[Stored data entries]
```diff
@@ -436,8 +487,9 @@
         };
         auto stage_load = [&](int R, uint32_t bx) {
             const int RX = R % a.nrx, RY = R / a.nrx;
-            const uint8_t *src = WIN ? window + ((size_t)(2 * RY * YM_RG_H) * a.g.pitch + (size_t)RX * (2 * YM_RG_W))
-                                     : planes + ((size_t)(2 * RY * YM_RG_H) * half_pitch + (size_t)RX * YM_RG_W);
+            const uint32_t X0 = (uint32_t)(RX * YM_RG_W) + (origin & 0xffffu), Y0 = (uint32_t)(RY * YM_RG_H) + (origin >> 16);
+            const uint8_t *src = WIN ? window + ((size_t)(2u * Y0) * a.g.pitch + (size_t)(2u * X0))
+                                     : planes + ((size_t)(2u * Y0) * half_pitch + (size_t)X0);
             const bool seg_in = seg_inside(bx);
 #pragma unroll
             for (int q = 0; q < PER; q++)
diff --git a/yag_slam_amd/scan_matching.py b/yag_slam_amd/scan_matching.py
--- a/yag_slam_amd/scan_matching.py
+++ b/yag_slam_amd/scan_matching.py
@@ -398,11 +398,21 @@
         return int(h.value), int(ms.value)
 
     def debug_counters(self):
-        buf = (C.c_int64 * 8)()
-        _capi.check(self._lib.ym_debug_counters(self._m, buf, 8))
-        return dict(yag_fast_items=int(buf[0]), yag_fallback_items=int(buf[1]), yag_pairs_checked=int(buf[2]),
+        buf = (C.c_int64 * 12)()
+        _capi.check(self._lib.ym_debug_counters(self._m, buf, 12))
+        return dict(region_rounds=int(buf[6]), region_round_maxima=int(buf[7]), region_stage_first_byte=int(buf[8]),
+                    region_stage_end_byte=int(buf[9]), region_stage_bytes_kept=int(buf[10]),
+                    yag_fast_items=int(buf[0]), yag_fallback_items=int(buf[1]), yag_pairs_checked=int(buf[2]),
                     yag_pairs_failed=int(buf[3]), list_cache_hits=int(buf[4]),
                     last_correlate={-1: None, 0: "correlate_kernel", 1: "correlate_region_kernel", 2: "gather_kernel"}[int(buf[5])])
+
+    def debug_region_rounds(self):
+        parts, items = C.c_int32(), C.c_int32()
+        _capi.check(self._lib.ym_debug_region_rounds(self._m, None, 0, C.byref(parts), C.byref(items)))
+        cap = 2 * parts.value * items.value
+        buf = np.zeros(cap, dtype=np.int32)
+        _capi.check(self._lib.ym_debug_region_rounds(self._m, buf.ctypes.data_as(C.POINTER(C.c_int32)), cap, C.byref(parts), C.byref(items)))
+        return buf.reshape(-1, parts.value, 2)
 
     def profile(self, on=True):
         _capi.check(self._lib.ym_profile_enable(self._m, int(bool(on))))
```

The task ->
Word for word, reproduce every line of the data.

Task response ->
```diff
@@ -436,8 +487,9 @@
         };
         auto stage_load = [&](int R, uint32_t bx) {
             const int RX = R % a.nrx, RY = R / a.nrx;
-            const uint8_t *src = WIN ? window + ((size_t)(2 * RY * YM_RG_H) * a.g.pitch + (size_t)RX * (2 * YM_RG_W))
-                                     : planes + ((size_t)(2 * RY * YM_RG_H) * half_pitch + (size_t)RX * YM_RG_W);
+            const uint32_t X0 = (uint32_t)(RX * YM_RG_W) + (origin & 0xffffu), Y0 = (uint32_t)(RY * YM_RG_H) + (origin >> 16);
+            const uint8_t *src = WIN ? window + ((size_t)(2u * Y0) * a.g.pitch + (size_t)(2u * X0))
+                                     : planes + ((size_t)(2u * Y0) * half_pitch + (size_t)X0);
             const bool seg_in = seg_inside(bx);
 #pragma unroll
             for (int q = 0; q < PER; q++)
diff --git a/yag_slam_amd/scan_matching.py b/yag_slam_amd/scan_matching.py
--- a/yag_slam_amd/scan_matching.py
+++ b/yag_slam_amd/scan_matching.py
@@ -398,11 +398,21 @@
         return int(h.value), int(ms.value)
 
     def debug_counters(self):
-        buf = (C.c_int64 * 8)()
-        _capi.check(self._lib.ym_debug_counters(self._m, buf, 8))
-        return dict(yag_fast_items=int(buf[0]), yag_fallback_items=int(buf[1]), yag_pairs_checked=int(buf[2]),
+        buf = (C.c_int64 * 12)()
+        _capi.check(self._lib.ym_debug_counters(self._m, buf, 12))
+        return dict(region_rounds=int(buf[6]), region_round_maxima=int(buf[7]), region_stage_first_byte=int(buf[8]),
+                    region_stage_end_byte=int(buf[9]), region_stage_bytes_kept=int(buf[10]),
+                    yag_fast_items=int(buf[0]), yag_fallback_items=int(buf[1]), yag_pairs_checked=int(buf[2]),
                     yag_pairs_failed=int(buf[3]), list_cache_hits=int(buf[4]),
                     last_correlate={-1: None, 0: "correlate_kernel", 1: "correlate_region_kernel", 2: "gather_kernel"}[int(buf[5])])
+
+    def debug_region_rounds(self):
+        parts, items = C.c_int32(), C.c_int32()
+        _capi.check(self._lib.ym_debug_region_rounds(self._m, None, 0, C.byref(parts), C.byref(items)))
+        cap = 2 * parts.value * items.value
+        buf = np.zeros(cap, dtype=np.int32)
+        _capi.check(self._lib.ym_debug_region_rounds(self._m, buf.ctypes.data_as(C.POINTER(C.c_int32)), cap, C.byref(parts), C.byref(items)))
+        return buf.reshape(-1, parts.value, 2)
 
     def profile(self, on=True):
         _capi.check(self._lib.ym_profile_enable(self._m, int(bool(on))))
```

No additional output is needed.